The case also has value in spousal-maintenance and disproportionate-division litigation where one spouse relies on medical or mental-health expenses to establish need, inability to meet minimum reasonable needs, or future financial strain. A narrowly framed attack on selected invoices should not permit the opponent to exclude the entire proof package. That matters especially in bench trials, where judges frequently confront partial billing objections and need a principled basis for admitting the undisputed portion while reserving credibility and weight questions for the disputed part.

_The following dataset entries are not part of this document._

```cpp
extern "C" int dml_conv_igemm(const DmlConvDesc* d, void* stream) {
    cc::ConvChoice c;
    const int rc = cc::conv_choose(d, conv_switches(), &c);
    if (rc) return rc;
    const ConvArgs a = conv_args(d, c);
    hipStream_t st = static_cast<hipStream_t>(stream);
    if (c.family == cc::CONV_WS) {
        launch_conv_ws(c, a, st);
    } else if (c.elem_bytes == 2) {
        if (c.mode == 2) launch_conv<bf16_t, 2>(c, a, st);
        else if (c.mode == 1) launch_conv<bf16_t, 1>(c, a, st);
        else launch_conv<bf16_t, 0>(c, a, st);
    } else {
        if (c.mode == 1) launch_conv<float, 1>(c, a, st);
        else launch_conv<float, 0>(c, a, st);
    }
    DML_LAUNCH_CHECK();
    return 0;
}

extern "C" int dml_conv_wgrad(const DmlWgradDesc* d, void* stream) {
    cc::WgradChoice c;
    const int rc = cc::wgrad_choose(d, &c);
    if (rc) return rc;
    WgradArgs a;
    fill_wgrad_args(a, d, c.planes);
    a.nblk_n = c.nblk_n; a.nblk_k = c.nblk_k; a.slab_tiles = c.slab_tiles;
    a.ws = c.use_ws ? d->ws : nullptr;
    hipStream_t st = static_cast<hipStream_t>(stream);
    const dim3 grid(c.grid), block(c.block);
    switch (c.family) {
    case cc::WGRAD_BIG:
        hipLaunchKernelGGL(conv_wgrad_big_kernel<WGRAD_DEPTH>, grid, block, 0, st, a, c.x_bytes, c.dy_bytes);
        break;
    case cc::WGRAD_WS:
        if (c.lin) hipLaunchKernelGGL(conv_wgrad_ws_kernel<true>, grid, block, 0, st, a, c.x_bytes, c.dy_bytes, c.nitems);
        else hipLaunchKernelGGL(conv_wgrad_ws_kernel<false>, grid, block, 0, st, a, c.x_bytes, c.dy_bytes, c.nitems);
        break;
    case cc::WGRAD_H2:
        if (c.lin) hipLaunchKernelGGL(conv_wgrad_h2_kernel<true>, grid, block, 0, st, a, c.x_bytes, c.dy_bytes);
        else hipLaunchKernelGGL(conv_wgrad_h2_kernel<false>, grid, block, 0, st, a, c.x_bytes, c.dy_bytes);
        break;
    case cc::WGRAD_N64:
        hipLaunchKernelGGL(conv_wgrad_n64_kernel, grid, block, 0, st, a);
        break;
    case cc::WGRAD_X3:
        if (c.lin) hipLaunchKernelGGL(conv_wgrad_x3_kernel<true>, grid, block, 0, st, a, c.x_bytes, c.dy_bytes);
        else hipLaunchKernelGGL(conv_wgrad_x3_kernel<false>, grid, block, 0, st, a, c.x_bytes, c.dy_bytes);
        break;
    default:
        if (c.elem_bytes == 2) hipLaunchKernelGGL(conv_wgrad_kernel<bf16_t>, grid, block, 0, st, a);
        else hipLaunchKernelGGL(conv_wgrad_kernel<float>, grid, block, 0, st, a);
        break;
    }
    for (int i = 0; i < c.nreduce; ++i) {
        const cc::ReduceLaunch& r = c.reduce[i];
        hipLaunchKernelGGL(wgrad_reduce_kernel, dim3(r.grid_x, r.grid_y), dim3(r.block), 0, st, d->ws, d->dw, r.splits, c.nrs, c.cm, d->C,
                           r.slab_stride, r.fold_only);
    }
    DML_LAUNCH_CHECK();
    return 0;
}

extern "C" int dml_conv_wgrad_group_eligible(const DmlWgradDesc* d) { return cc::wgrad_big_eligible(d, true) ? 1 : 0; }

extern "C" int dml_conv_wgrad_group(const DmlWgradDesc* const* descs, int n, float* ws, int64_t ws_elems, void* stream) {
    cc::WgradGroupChoice c;
    const int rc = cc::wgrad_group_choose(descs, n, ws, ws_elems, &c);
    if (rc) return rc;
    WgradGroup g;
    ReduceGroup r;
    g.njobs = r.njobs = n;
    g.start[0] = 0;
    for (int j = 0; j < n; ++j) {
        const DmlWgradDesc* d = descs[j];
        WgradArgs& a = g.job[j];
        fill_wgrad_args(a, d, false);
        a.nblk_n = c.nblk_n[j]; a.nblk_k = c.nblk_k[j]; a.slab_tiles = c.slab_tiles[j];
        a.ws = ws + c.ws_off[j];
        g.xb[j] = c.x_bytes[j]; g.yb[j] = c.dy_bytes[j];
        g.start[j + 1] = c.start[j + 1];
        r.ws[j] = a.ws; r.dw[j] = d->dw; r.splits[j] = c.splitk[j]; r.Cm[j] = c.cm[j]; r.Cp[j] = d->C;
        r.NRS[j] = c.nrs[j];
    }
    hipStream_t st = static_cast<hipStream_t>(stream);
    hipLaunchKernelGGL(conv_wgrad_group_kernel<WGRAD_DEPTH>, dim3(c.grid), dim3(c.block), 0, st, g);
    hipLaunchKernelGGL(wgrad_reduce_group_kernel, dim3(c.rgrid_x, c.rgrid_y), dim3(c.rblock), 0, st, r);
    DML_LAUNCH_CHECK();
    return 0;
}
```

In custody litigation, the decision can influence evidentiary fights over a child’s counseling, psychiatric treatment, neuropsychological evaluations, and other care relevant to best interest and allocation of expenses. If one side challenges only coding, pricing, or a subset of visits, Ortiz supports severing the disputed from the undisputed rather than excluding everything. Strategically, that allows counsel to preserve the probative force of treatment history and expense evidence even when parts of the billing record are genuinely debatable.

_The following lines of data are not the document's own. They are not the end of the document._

# WallaceRao/svc_inference_pipeline

Hardware: AMD Instinct MI355X
Metric: converted audio sec/sec (RTF^-1) end-to-end, 10 s clips (higher is better)
Workload: dtype fp16; 1 GPU; batch=32/GPU x 10 s synthetic clips, Whisper-medium + PLMS-100 DiffSVC (speedup 10) + BigVGAN, fp16 MFMA operands (BigVGAN fp16) / fp32 accumulate, weight-split Whisper attention linears (all blocks) + MLP linears (blocks 0-3) + split-fp16 stem / DiffSVC head; global_batch=32, seq_len_frames=937, parallelism=dp1 (per-utterance shards, RCCL gather)

## Files before the change

### svc_inference_pipeline_amd/csrc/gate_ws.hip

```cpp
#include <type_traits>

#include "common.h"
#include "kernels.h"

#pragma clang diagnostic ignored "-Winline-asm"

namespace svc {

constexpr int GW_C = 384;
constexpr int GW_N = 768;
constexpr int GW_K = 3 * GW_C;
constexpr int GW_KS = 36;
constexpr int GW_KA_DEF = 24;
constexpr int GW_HALO = 8;
constexpr int GW_GR = 32;
constexpr int GW_NG = 5;
constexpr int GW_RROWS = GW_NG * GW_GR;
constexpr int GW_STRIDE = 800;
constexpr int GW_GBYTES = GW_GR * GW_STRIDE;
constexpr int GW_GPIECES = GW_GBYTES / 1024;
constexpr int GW_PART = GW_NG * GW_GBYTES;
constexpr int GW_ZERO = GW_PART + 2 * 4 * 2048;
constexpr int GW_TVT = GW_ZERO + 768;
constexpr int GW_MAXB = 1024;
constexpr int GW_STL = GW_TVT + GW_MAXB * 4;
constexpr int GW_NSTAMP = 128;
constexpr int GW_LDS = GW_STL;
constexpr int GW_LDS_STAMPS = GW_STL + 4 * GW_NSTAMP * 8;
constexpr int GW_PARTS = 42;
constexpr int GW_GRID = 256;
constexpr int GW_NT = 512;
constexpr uint32_t GW_OOR = 0x80000000u;
constexpr uint32_t GW_CFG = 0x00020000u;
static_assert(GW_GBYTES % 1024 == 0 && GW_STRIDE % 16 == 0, "ring geometry");

struct GateWsArgs {
  const f16* X;
  const f16* W;
  const float* bias;
  const f16* cp;
  int ld_cp;
  f16* y;
  int ldy;
  int M, T;
  int dil;
  const int* tv;
  int tv_mul, B;
  float invT;
  unsigned long long* stamps;
};

typedef uint32_t u32x4 __attribute__((ext_vector_type(4)));
__device__ __forceinline__ u32x4 gw_desc(const void* base, int64_t bytes) {
  const uint64_t a = (uint64_t)(uintptr_t)base;
  return u32x4{(uint32_t)a, (uint32_t)(a >> 32) & 0xffffu, (uint32_t)(bytes > 0 ? bytes : 0), GW_CFG};
}
__device__ __forceinline__ void gw_dma(u32x4 d, uint32_t voff, unsigned char* lds) {
  const uint32_t m0 =
      __builtin_amdgcn_readfirstlane((uint32_t)(uintptr_t)(__attribute__((address_space(3))) unsigned char*)lds);
  asm volatile("s_mov_b32 m0, %0\n\ts_nop 0\n\tbuffer_load_dwordx4 %1, %2, 0 offen lds"
               ::"s"(m0), "v"(voff), "s"(d) : "memory", "m0");
}
template <int N>
__device__ __forceinline__ void gw_vmwait() {
  static_assert(N >= 0 && N < 64, "vmcnt");
  asm volatile("s_waitcnt vmcnt(%0)" ::"n"(N) : "memory");
}
__device__ __forceinline__ void gw_barrier() {
  __builtin_amdgcn_sched_barrier(0);
  asm volatile("s_waitcnt lgkmcnt(0)" ::: "memory");
  __builtin_amdgcn_s_barrier();
  __builtin_amdgcn_sched_barrier(0);
}

union GwH4 { uint2 u; f16 h[4]; };

template <int DBG>
__device__ __forceinline__ void gw_stamp(unsigned char* smw, int i) {
  if constexpr ((DBG & 8) != 0)
    if (threadIdx.x == 256 && i < GW_NSTAMP)
      reinterpret_cast<unsigned long long*>(smw + GW_STL)[3 * GW_NSTAMP + i] = __builtin_amdgcn_s_memtime();
}
template <int DBG>
__device__ __forceinline__ void gw_stamp_lds(unsigned char* smw, int kind, int i, int thread) {
  if constexpr ((DBG & 8) != 0)
    if (threadIdx.x == thread && i < GW_NSTAMP)
      reinterpret_cast<unsigned long long*>(smw + GW_STL)[(kind - 1) * GW_NSTAMP + i] = __builtin_amdgcn_s_memtime();
}
template <int DBG>
__device__ __forceinline__ void gw_stamp_flush(const GateWsArgs& a, const unsigned char* smw, int kind, int n) {
  if constexpr ((DBG & 8) != 0) {
    const unsigned long long* src =
        reinterpret_cast<const unsigned long long*>(smw + GW_STL) + (kind == 0 ? 3 : kind - 1) * GW_NSTAMP;
    for (int i = threadIdx.x & 63; i < n && i < GW_NSTAMP; i += 64)
      a.stamps[((size_t)blockIdx.x * 4 + kind) * GW_NSTAMP + i] = src[i];
  }
}
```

For the defense side in family cases, Ortiz is equally instructive. If your objective is to force live testimony or neutralize an entire provider affidavit, a selective counteraffidavit may no longer achieve that end. You will need to decide whether to controvert all material portions, develop broader admissibility objections, or prepare affirmative expert testimony directed to the precise issues you want to contest.

Checklists

Drafting and Serving Section 18.001 Affidavits

Responding to a Partial Counteraffidavit

Preserving Error at Trial

Using Ortiz in Family Law Hearings and Trials

Avoiding the Defense-Side Mistake

Citation

Ortiz v. Nelapatla, No. 23-0953, ___ S.W.3d ___ (Tex. May 1, 2026).

Full Opinion

Read the full opinion here.

Family Law Crossover

This is the kind of civil evidentiary ruling that can be weaponized effectively in divorce and custody cases because family courts routinely deal with blended invoices containing both vulnerable and unassailable charges. If your opponent attacks only selected therapy sessions, imaging charges, psychiatric evaluations, or rehabilitation bills, Ortiz gives you a clean argument that the balance remains admissible and probative without the cost and delay of calling every provider. Conversely, if you represent the challenger, Ortiz warns that a selective attack may merely narrow the dispute rather than suppress the proof; if your strategic goal is to block affidavit-based evidence wholesale, your objections and counterproof must be drafted with far greater breadth and precision.